Implementation of IQ-Math based linear activation functions on FPGA

Abstract

Nowadays, Artificial Neural Networks (ANN), which is one of the widely used fields of artificial intelligence, has been commonly used in many areas including regression, estimation, decision making, classification, image and voice recognition, nonlinear signal processing and chaotic oscillator design. ANN, implemented in two different ways as software-based and hardware-based, has features such as parallel signal processing and distributed information processing. Therefore, ANN is known as a structure that includes very intensive mathematical operations. Hardware-based ANN applications can be implemented using many different platforms.

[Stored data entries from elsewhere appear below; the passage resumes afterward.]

@@ -768,19 +784,10 @@
         for (size_t i = rank; i < all_tiles.size(); i += world) tiles.push_back(all_tiles[i]);
         const size_t slots = (all_tiles.size() + world - 1) / world;
         chunk_doubles = slots * SCS_TR * cols_per_tile;
-        SCS_TRY(d_all_tiles.alloc(all_tiles.size() * sizeof(int2)));
-        SCS_HIP_CHECK(hipMemcpyAsync(d_all_tiles.p, all_tiles.data(),
-                                     all_tiles.size() * sizeof(int2), hipMemcpyHostToDevice, s));
         SCS_TRY(d_tile_out.alloc(chunk_doubles * 8));
         if (exchange_allgather) SCS_TRY(d_gathered.alloc(chunk_doubles * 8 * world));
-        if (tiles.size() < slots)
-            SCS_HIP_CHECK(hipMemsetAsync((double *)d_tile_out.p + (slots - 1) * SCS_TR * cols_per_tile,
-                                         0, (size_t)SCS_TR * cols_per_tile * 8, s));
-    }
-    pooled_buf d_tiles(ctx, 0);
-    SCS_TRY(d_tiles.alloc(std::max<size_t>(tiles.size(), 1) * sizeof(int2)));
-    SCS_HIP_CHECK(hipMemcpyAsync(d_tiles.p, tiles.data(), tiles.size() * sizeof(int2),
-                                 hipMemcpyHostToDevice, s));
+        clear_last_slot = tiles.size() < slots;
+    }
 
     bool tree_par = sym && !scatter && !tiles.empty() && tiles.size() <= 24 && tb->n_trees >= 128;
     if (const char *e = scs_dbg("SCS_TREE_PARALLEL")) tree_par = sym && !scatter && !tiles.empty() && atoi(e) != 0;
@@ -806,28 +813,28 @@
     const bool wide = wide_mode != 0;
     const int group_tiles = PIPE_NG;
     std::vector<int4> groups;
-    dev_buf d_groups(ctx);
     if (wide) {
         rec_bytes = wide_layout<PIPE_NG>::BYTES;
-        std::vector<std::vector<int>> of_block((size_t)n_blocks);
-        for (size_t i = 0; i < tiles.size(); ++i) of_block[(size_t)tiles[i].x].push_back((int)i);
-        std::vector<int4> per[8];
+        std::vector<size_t> of_start((size_t)n_blocks + 1, 0);
+        for (const int2 &t : tiles) ++of_start[(size_t)t.x + 1];
+        for (int b = 0; b < n_blocks; ++b) of_start[(size_t)b + 1] += of_start[(size_t)b];
+        std::vector<int> of_tile(tiles.size());
+        {
+            std::vector<size_t> at(of_start.begin(), of_start.end() - 1);
+            for (size_t i = 0; i < tiles.size(); ++i) of_tile[at[(size_t)tiles[i].x]++] = (int)i;
+        }
+        groups.reserve(tiles.size() / group_tiles + (size_t)n_blocks);
         for (int b = 0; b < n_blocks; ++b) {
-            const std::vector<int> &v = of_block[(size_t)b];
-            for (size_t k = 0; k < v.size(); k += group_tiles)
-                per[b & 7].push_back(make_int4(v[k], k + 1 < v.size() ? v[k + 1] : -1,
-                                               (group_tiles > 2 && k + 2 < v.size()) ? v[k + 2] : -1, 0));
-        }
-        size_t total = 0, at[8] = {0, 0, 0, 0, 0, 0, 0, 0};
-        for (auto &v : per) total += v.size();
-        groups.reserve(total);
-        while (groups.size() < total)
-            for (int x = 0; x < 8; ++x)
-                if (at[x] < per[x].size()) groups.push_back(per[x][at[x]++]);
-        SCS_TRY(d_groups.alloc(groups.size() * sizeof(int4)));
-        SCS_HIP_CHECK(hipMemcpyAsync(d_groups.p, groups.data(), groups.size() * sizeof(int4),
-                                     hipMemcpyHostToDevice, s));
-    }
+            const int *v = of_tile.data() + of_start[(size_t)b];
+            const size_t nv = of_start[(size_t)b + 1] - of_start[(size_t)b];
+            for (size_t k = 0; k < nv; k += group_tiles)
+                groups.push_back(make_int4(v[k], k + 1 < nv ? v[k + 1] : -1,
+                                           (group_tiles > 2 && k + 2 < nv) ? v[k + 2] : -1, b));
+        }
+        deal_to_xcds(groups, [](const int4 &g4) { return g4.w & 7; });
+        for (int4 &g4 : groups) g4.w = 0;
+    }
+    host_stamp("tile list and groups");
 
     const int M = tb->n_trees;
     std::vector<int> batch_start{0};
@@ -841,7 +848,7 @@
             max_batch_trees = (int)std::min(256.0, std::max(64.0, 600e6 / std::max(table_bytes, 1.0)));
         }
         if (n <= 2048) max_batch_trees = 4096;
-        const int arrived = tb->late_start.empty() ? M : tb->late_start[0];
+        const int arrived = tb->late_start.empty() ? M : std::min<int>(M, std::max<int>(tb->first_batch, tb->late_start[0]));
         if (wide) {
             const int rest = M - (arrived < M ? arrived : 0);
             const int k = std::max(1, (rest + 511) / 512);
@@ -874,28 +881,53 @@
 
     struct ev_ref {
         hipEvent_t a, b;
-    } ev_total, ev_prep, ev_acc;
+    } ev_total;
     for (auto &e : ctx->build_events)
         if (!e) SCS_HIP_CHECK(hipEventCreate(&e));
     ev_total = {ctx->build_events[0], ctx->build_events[1]};
-    ev_prep = {ctx->build_events[2], ctx->build_events[3]};
-    ev_acc = {ctx->build_events[4], ctx->build_events[5]};
+    struct batch_events {
+        scs_ctx *c;
+        std::vector<hipEvent_t> ev;
+        std::vector<char> is_spec;
+        ~batch_events() {
+            for (size_t i = 4; i < ev.size(); ++i) c->event_pool.push_back(ev[i]);
+        }
+    } bev{ctx, {}, {}};
+    bev.ev.assign(ctx->build_events + 2, ctx->build_events + 6);
+    bev.ev.reserve(4 * (size_t)n_batches);
+    while (bev.ev.size() < 4 * (size_t)n_batches) {
+        hipEvent_t e = nullptr;
+        if (!ctx->event_pool.empty()) {
+            e = ctx->event_pool.back();
+            ctx->event_pool.pop_back();
+        } else {
+            SCS_HIP_CHECK(hipEventCreate(&e));
+        }
+        bev.ev.push_back(e);
+    }
+    bev.is_spec.assign((size_t)n_batches, 0);
     float prep_ms = 0.f, acc_ms = 0.f;
-    SCS_HIP_CHECK(hipEventRecord(ev_total.a, s));
 
     int spec_batches = 0, spec_trees = 0;
     float spec_ms = 0.f;
-    bool single_batch_spec = false;
     pooled_buf d_pos(ctx, 1), d_am(ctx, 2), d_st(ctx, 3), d_stoff(ctx, 4), d_rec(ctx, 5), d_cells(ctx, 6);
     dev_buf d_pcol(ctx), d_lists(ctx), d_list_cnt(ctx);
     int listed_batches = 0;
     std::vector<size_t> off_at((size_t)n_batches + 1, 0);
     for (int bi = 0; bi < n_batches; ++bi)
         off_at[bi + 1] = off_at[bi] + 2 * (size_t)(batch_start[bi + 1] - batch_start[bi] + 1);
+    auto up256 = [](size_t b) { return (b + 255) / 256 * 256; };
+    const size_t o_tiles = up256(std::max<size_t>(off_at[n_batches], 2) * 8);
+    const size_t o_groups = o_tiles + up256(std::max<size_t>(tiles.size(), 1) * sizeof(int2));
+    const size_t o_all = o_groups + up256(groups.size() * sizeof(int4));
+    const size_t setup_bytes = o_all + up256(all_tiles.size() * sizeof(int2));
     pinned_ref h_off(ctx, s);
-    SCS_TRY(scs_pinned_get(ctx, std::max<size_t>(off_at[n_batches], 2) * 8, &h_off.p));
+    SCS_TRY(scs_pinned_get(ctx, setup_bytes, &h_off.p));
     {
         int64_t *h = (int64_t *)h_off.p;
+        if (!tiles.empty()) memcpy((char *)h_off.p + o_tiles, tiles.data(), tiles.size() * sizeof(int2));
+        if (!groups.empty()) memcpy((char *)h_off.p + o_groups, groups.data(), groups.size() * sizeof(int4));
+        if (!all_tiles.empty()) memcpy((char *)h_off.p + o_all, all_tiles.data(), all_tiles.size() * sizeof(int2));
         for (int bi = 0; bi < n_batches; ++bi) {
             const int t0 = batch_start[bi], nb = batch_start[bi + 1] - t0;
             int64_t *st_off = h + off_at[bi], *am_off = st_off + nb + 1;
@@ -906,11 +938,38 @@
                 am_off[t + 1] = am_off[t] + argmin_entries(m);
             }
         }
-        SCS_TRY(d_stoff.alloc(off_at[n_batches] * 8));
-        h_off.in_flight = true;
-        SCS_HIP_CHECK(hipMemcpyAsync(d_stoff.p, h, off_at[n_batches] * 8, hipMemcpyHostToDevice, s));
-    }
+    }
+    host_stamp("batch plan, offsets, set-up block");
+
+    scs_graph *g = nullptr;
+    SCS_TRY(graph_alloc(ctx, n, row_begin, row_end, s, &g, trapezoid ? row_begin : 0));
+    g->upper = trapezoid;
+    struct guard {
+        scs_ctx *c;
+        scs_graph *g;
+        ~guard() {
+            if (g) scs_graph_free(c, g);
+        }
+    } gd{ctx, g};
+    host_stamp("W block and its padding kernel");
+    if (scatter) SCS_HIP_CHECK(hipMemsetAsync(g->d_w, 0, (size_t)rows * (size_t)g->ld * 8, s));
+    double *w_base = g->d_w - g->col0;
+    if (clear_last_slot) {
+        const size_t slots = (all_tiles.size() + world - 1) / world;
+        SCS_HIP_CHECK(hipMemsetAsync((double *)d_tile_out.p + (slots - 1) * SCS_TR * cols_per_tile, 0,
+                                     (size_t)SCS_TR * cols_per_tile * 8, s));
+    }
+    SCS_HIP_CHECK(hipEventRecord(ev_total.a, s));
+    SCS_TRY(d_stoff.alloc(setup_bytes));
+    h_off.in_flight = true;
+    SCS_HIP_CHECK(hipMemcpyAsync(d_stoff.p, h_off.p, setup_bytes, hipMemcpyHostToDevice, s));
+    const int2 *d_tiles = (const int2 *)((const char *)d_stoff.p + o_tiles);
+    const int4 *d_groups = (const int4 *)((const char *)d_stoff.p + o_groups);
+    const int2 *d_all_tiles = (const int2 *)((const char *)d_stoff.p + o_all);
+    host_stamp("set-up copy queued");
     const bool by_arrival = !(scs_dbg("SCS_PREP_BY_ARRIVAL") && atoi(scs_dbg("SCS_PREP_BY_ARRIVAL")) == 0);
+    const bool cut_first_piece = scs_dbg("SCS_PREP_FIRST_PIECE") && atoi(scs_dbg("SCS_PREP_FIRST_PIECE"));
+    const int32_t no_cut_below = (tb->late_start.empty() || cut_first_piece) ? 0 : tb->first_batch;
     int prep_pieces = 0;
     for (int bi = 0; bi < n_batches; ++bi) {
         const int t0 = batch_start[bi], t1 = batch_start[bi + 1];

FPGA (Field Programmable Gate Array) chips, as one of these platforms, have parallel processing capacity with high operating speed. In this study, a Linear Activation Functions Library has been created by implementing 6 different linear activation functions on FPGA for real time ANN applications. The designs have been coded using VHDL (Very High Speed Integrated Circuit Hardware Description Language) in accordance with 32-bit (16I-16Q) IQ-Math number standard. All designs have been tested using Xilinx ISE Design Suite program. After the test phase, the implementations have been synthesized for Xilinx Kintex-7 FPGA chip. The chip statistics and performance analyses obtained from FPGA-based activation functions have been presented.